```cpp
template <typename T>
__device__ __forceinline__ void pair_grad(const Item<T>& it, const uint32_t (&ix)[2][2][2], int k, const float (&sc)[2],
                                          const float (&sh)[2], float (&g)[2][2][2], float (&xf)[2][2][2]) {
  float w[2][2][2];
  uint32_t t[2][2][2];
#pragma unroll
  for (int a = 0; a < 2; ++a)
#pragma unroll
    for (int b = 0; b < 2; ++b)
#pragma unroll
      for (int j = 0; j < 2; ++j) {
        w[a][b][j] = elem<T>(it.gw[a][b], 2 * k + j);
        t[a][b][j] = __builtin_amdgcn_ubfe(ix[a][b][k >> 1], (uint32_t)(16 * (k & 1) + 8 * j), 8u);
// ... 104 lines not shown
#pragma unroll
  for (int e = 0; e < 8; ++e) { red[threadIdx.x * 16 + e] = a0[e]; red[threadIdx.x * 16 + 8 + e] = a1[e]; }
  __syncthreads();
  const uint32_t cc = 1u << g.cshift;
  if (threadIdx.x < cc) {
    float s0[8] = {0, 0, 0, 0, 0, 0, 0, 0}, s1[8] = {0, 0, 0, 0, 0, 0, 0, 0};
    for (uint32_t l = 0; l < kThreads / cc; ++l) {
      const uint32_t t = l * cc + threadIdx.x;
#pragma unroll
      for (int e = 0; e < 8; ++e) { s0[e] += red[t * 16 + e]; s1[e] += red[t * 16 + 8 + e]; }
    }
    float* o = partial + ((int64_t)blockIdx.x * g.C + threadIdx.x * 8) * 2;
#pragma unroll
    for (int e = 0; e < 8; e += 2) *reinterpret_cast<float4*>(o + e * 2) = make_float4(s0[e], s1[e], s0[e + 1], s1[e + 1]);
  }
}

}

bool shape_ok(int N, int H, int W, int C, int64_t* out_items, int64_t* in_items) {
  if (N <= 0 || H <= 0 || W <= 0 || C <= 0 || (C & 7) || (kThreads % (C >> 3)) != 0) return false;
  const int P = (H + 2 - 3) / 2 + 1, Q = (W + 2 - 3) / 2 + 1;
  *out_items = (int64_t)N * P * Q * (C >> 3);
  *in_items = (int64_t)N * ((H + 1) / 2) * ((W + 1) / 2) * (C >> 3);
  return *out_items <= 0x7fffffffll && *in_items <= 0x7fffffffll && (int64_t)N * H * W * C <= 0x7fffffff0ll;
}

v2::Geo make_geo(int N, int H, int W, int C, int64_t in_items) {
  v2::Geo g;
  g.H = H; g.W = W; g.C = C;
// ... 72 lines not shown
                                                   const float* scale, const float* shift, void* dx, int N, int H, int W,
                                                   int C, int dtype, passl_stream_t stream) {
  int64_t oi, ii;
  if (!dy || !idx || !x || !coef || !scale || !shift || !dx || !aligned16(dy) || !aligned16(x) || !aligned16(dx) ||
      !aligned16(coef) || !aligned16(scale) || !aligned16(shift) || (reinterpret_cast<uintptr_t>(idx) & 7))
    return PASSL_EINVAL;
  if (!shape_ok(N, H, W, C, &oi, &ii)) return PASSL_EUNSUPPORTED;
  const int P = (H + 2 - 3) / 2 + 1, Q = (W + 2 - 3) / 2 + 1;
  PASSL_DISPATCH_DTYPE(dtype, hipLaunchKernelGGL(bn_relu_maxpool_bwd_apply_kernel<T>, dim3((unsigned)((ii + kThreads - 1) / kThreads)),
                                                 dim3(kThreads), 0, as_stream(stream), reinterpret_cast<const T*>(dy), idx,
                                                 reinterpret_cast<const T*>(x), coef, scale, shift, reinterpret_cast<T*>(dx), N,
                                                 H, W, C, P, Q);)
  PASSL_RETURN_IF_LAUNCH_FAILED();
  return PASSL_OK;
}
```

passl_amd/hip/config.py:

```python
import os

import torch

_state = {'device': None, 'dtype': torch.bfloat16,
          'fused_bn_stats': os.environ.get('PASSL_FUSED_BN_STATS', '1') != '0',
          'fuse_residual_grad': os.environ.get('PASSL_FUSE_RESIDUAL_GRAD', '1') != '0',
          'fused_bn_backward': os.environ.get('PASSL_FUSED_BN_BACKWARD', '1') != '0',
          'fused_bn_backward2': os.environ.get('PASSL_FUSED_BN_BACKWARD2', '1') != '0',
          'overlap': os.environ.get('PASSL_OVERLAP', '1') != '0',
          'fork_downsample': os.environ.get('PASSL_FORK_DOWNSAMPLE', '1') != '0',
          'side_reductions': os.environ.get('PASSL_SIDE_REDUCTIONS', '1') != '0',
          'fused_stem_pool': os.environ.get('PASSL_FUSED_STEM_POOL', '1') != '0',
          'stem_wgrad_parts': max(1, int(os.environ.get('PASSL_STEM_WGRAD_PARTS', '2') or 1)),
          'stem_tail_flush': os.environ.get('PASSL_STEM_TAIL_FLUSH', '1') != '0',
          'stem_wgrad_main_last': os.environ.get('PASSL_STEM_WGRAD_MAIN_LAST', '1') != '0',
          'side_urgent_rows': int(os.environ.get('PASSL_SIDE_URGENT_ROWS', '500000') or 0),
          'wgrad_halo': int(os.environ.get('PASSL_WGRAD_HALO', '2') or 0),
          'igemm_a_bn': int(os.environ.get('PASSL_IGEMM_A_BN', '0') or 0) & 7,
          'igemm_a_bnb': int(os.environ.get('PASSL_IGEMM_A_BNB', '7') or 0) & 7}


def set_device(name):
    if isinstance(name, torch.device):
        _state['device'] = name
    elif name in ('gpu', 'cuda'):
        _state['device'] = torch.device('cuda', int(os.environ.get('PASSL_DEVICE_INDEX',
                                                                  os.environ.get('LOCAL_RANK', 0))))
        torch.cuda.set_device(_state['device'])
# ... 59 lines not shown
    return _state['fork_downsample']


def side_reductions():
    return _state['side_reductions']


def fused_stem_pool():
    return _state['fused_stem_pool']


def stem_wgrad_parts():
    return _state['stem_wgrad_parts']


def stem_wgrad_main_last():
    return _state['stem_wgrad_main_last']


def side_urgent_rows():
    return _state['side_urgent_rows']


def stem_tail_flush():
    return _state['stem_tail_flush']


def wgrad_halo():
    return _state['wgrad_halo']


def igemm_a_bn(channels):
    return bool(_state['igemm_a_bn'] & _ktile_bit(channels))


def igemm_a_bnb(channels):
    return bool(_state['igemm_a_bnb'] & _ktile_bit(channels))


def _ktile_bit(channels):
    nk = (channels + 63) // 64
    return 1 if nk == 1 else (2 if nk == 2 else 4)


_BOOL_FLAGS = ('fused_bn_stats', 'fuse_residual_grad', 'fused_bn_backward', 'overlap', 'fork_downsample',
               'side_reductions', 'fused_stem_pool', 'fused_bn_backward2', 'stem_tail_flush', 'stem_wgrad_main_last')
_INT_FLAGS = ('stem_wgrad_parts', 'side_urgent_rows', 'wgrad_halo', 'igemm_a_bn', 'igemm_a_bnb')


def set_flag(name, value):
    if name in _BOOL_FLAGS:
        _state[name] = bool(value)
    elif name in _INT_FLAGS:
        _state[name] = max(1, int(value)) if name == 'stem_wgrad_parts' else int(value)
        if name == 'wgrad_halo':
            from . import lib as L
            if L.loaded():
                L.check(L.load().passl_hip_set_option(b'wgrad_halo', int(value)), 'set_option wgrad_halo')
    else:
        raise KeyError('unknown flag %r (known: %s)' % (name, ', '.join(_BOOL_FLAGS + _INT_FLAGS)))

# ... 5 lines not shown
```

passl_amd/hip/lib.py:

```python
import ctypes as C
import os

import torch

_HERE = os.path.dirname(os.path.abspath(__file__))
LIB_PATH = os.path.join(os.path.dirname(_HERE), 'lib', 'libpassl_hip.so')

F32, BF16 = 0, 1
ABI_VERSION = 16
GRAD_CLIP_CHUNK = 16384
_DT = {torch.float32: F32, torch.bfloat16: BF16}

c_p = C.c_void_p
c_i = C.c_int
c_l = C.c_int64
c_f = C.c_float


class ConvDesc(C.Structure):
    _fields_ = [('a', c_p), ('b', c_p), ('y', c_p), ('scale', c_p), ('shift', c_p),
                ('residual', c_p), ('stats', c_p),
                ('bnb_y', c_p), ('bnb_mask', c_p), ('bnb_mean', c_p), ('bnb_invstd', c_p),
                ('bnb_scale', c_p), ('bnb_shift', c_p), ('bnb_partial', c_p),
                ('N', C.c_int32), ('OP', C.c_int32), ('OQ', C.c_int32), ('NCOLS', C.c_int32),
# ... 57 lines not shown
                                      c_i, c_p]),
    'passl_hip_bn_bwd_finalize': (c_i, [c_p, c_i, c_l, c_i, c_p, c_p, c_p, c_p, c_p, c_p, c_p]),
    'passl_hip_bn_moments': (c_i, [c_p, c_i, c_l, c_i, c_i, c_p, c_p]),
    'passl_hip_bn_finalize_moments': (c_i, [c_p, c_i, c_i, c_p, c_p, c_p, c_p, c_f, c_f, c_p, c_p, c_p, c_p, c_p]),
    'passl_hip_bn_bwd_sums': (c_i, [c_p, c_i, c_l, c_i, c_p, c_p]),
    'passl_hip_bn_bwd_finalize_sums': (c_i, [c_p, c_i, c_i, c_l, c_i, c_p, c_p, c_p, c_p, c_p, c_p, c_p]),
    'passl_hip_bn_bwd_apply': (c_i, [c_p, c_p, c_p, c_p, c_p, c_p, c_p, c_p, c_l, c_i, c_i, c_i,
                                     c_p]),
    'passl_hip_maxpool3x3s2_fwd': (c_i, [c_p, c_p, c_p, c_i, c_i, c_i, c_i, c_i, c_p]),
    'passl_hip_maxpool3x3s2_bwd': (c_i, [c_p, c_p, c_p, c_i, c_i, c_i, c_i, c_i, c_p]),
    'passl_hip_bn_relu_maxpool_blocks': (c_i, [c_i, c_i, c_i, c_i]),
    'passl_hip_bn_relu_maxpool_fwd': (c_i, [c_p, c_p, c_p, c_p, c_p, c_i, c_i, c_i, c_i, c_i, c_p]),
    'passl_hip_bn_relu_maxpool_bwd_reduce': (c_i, [c_p, c_p, c_p, c_p, c_p, c_p, c_p, c_p, c_i, c_i, c_i, c_i, c_i, c_i,
                                                   c_p]),
    'passl_hip_bn_relu_maxpool_bwd_apply': (c_i, [c_p, c_p, c_p, c_p, c_p, c_p, c_p, c_i, c_i, c_i, c_i, c_i, c_p]),
    'passl_hip_avgpool_fwd': (c_i, [c_p, c_p, c_i, c_i, c_i, c_i, c_p]),
    'passl_hip_avgpool_bwd': (c_i, [c_p, c_p, c_i, c_i, c_i, c_i, c_p]),
    'passl_hip_relu_bwd': (c_i, [c_p, c_p, c_p, c_l, c_i, c_p]),
    'passl_hip_colsum': (c_i, [c_p, c_p, c_l, c_i, c_i, c_p, c_l, c_p]),
    'passl_hip_colsum_acc': (c_i, [c_p, c_p, c_l, c_i, c_i, c_p, c_l, c_p]),
    'passl_hip_l2norm_fwd': (c_i, [c_p, c_p, c_p, c_i, c_i, c_f, c_p]),
    'passl_hip_l2norm_bwd': (c_i, [c_p, c_p, c_p, c_p, c_i, c_i, c_i, c_p]),
    'passl_hip_infonce_workspace_bytes': (c_l, [c_i, c_i]),
    'passl_hip_infonce_fwd': (c_i, [c_p, c_p, c_p, c_i, c_i, c_i, c_f, c_p, c_p, c_p, c_p, c_p]),
    'passl_hip_infonce_bwd_workspace_bytes': (c_l, [c_i, c_i]),
    'passl_hip_infonce_bwd': (c_i, [c_p, c_p, c_p, c_p, c_p, c_i, c_i, c_i, c_f, c_p, c_p, c_p]),
    'passl_hip_enqueue': (c_i, [c_p, c_p, c_i, c_i, c_i, c_i, c_p]),
    'passl_hip_enqueue_dev': (c_i, [c_p, c_p, c_i, c_i, c_p, c_i, c_p]),
    'passl_hip_lars_momentum': (c_i, [c_p, c_p, c_p, c_p, c_p, c_p, c_i, c_p, c_i, c_p, c_f, c_f,
                                      c_f, c_f, c_f, c_p]),
# ... 174 lines not shown
```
^^^^^^^^^^^^^^^^
Assignment: How many lines of the material above contain the string "channels"? Answer with the number only.

Answer to the problem: 6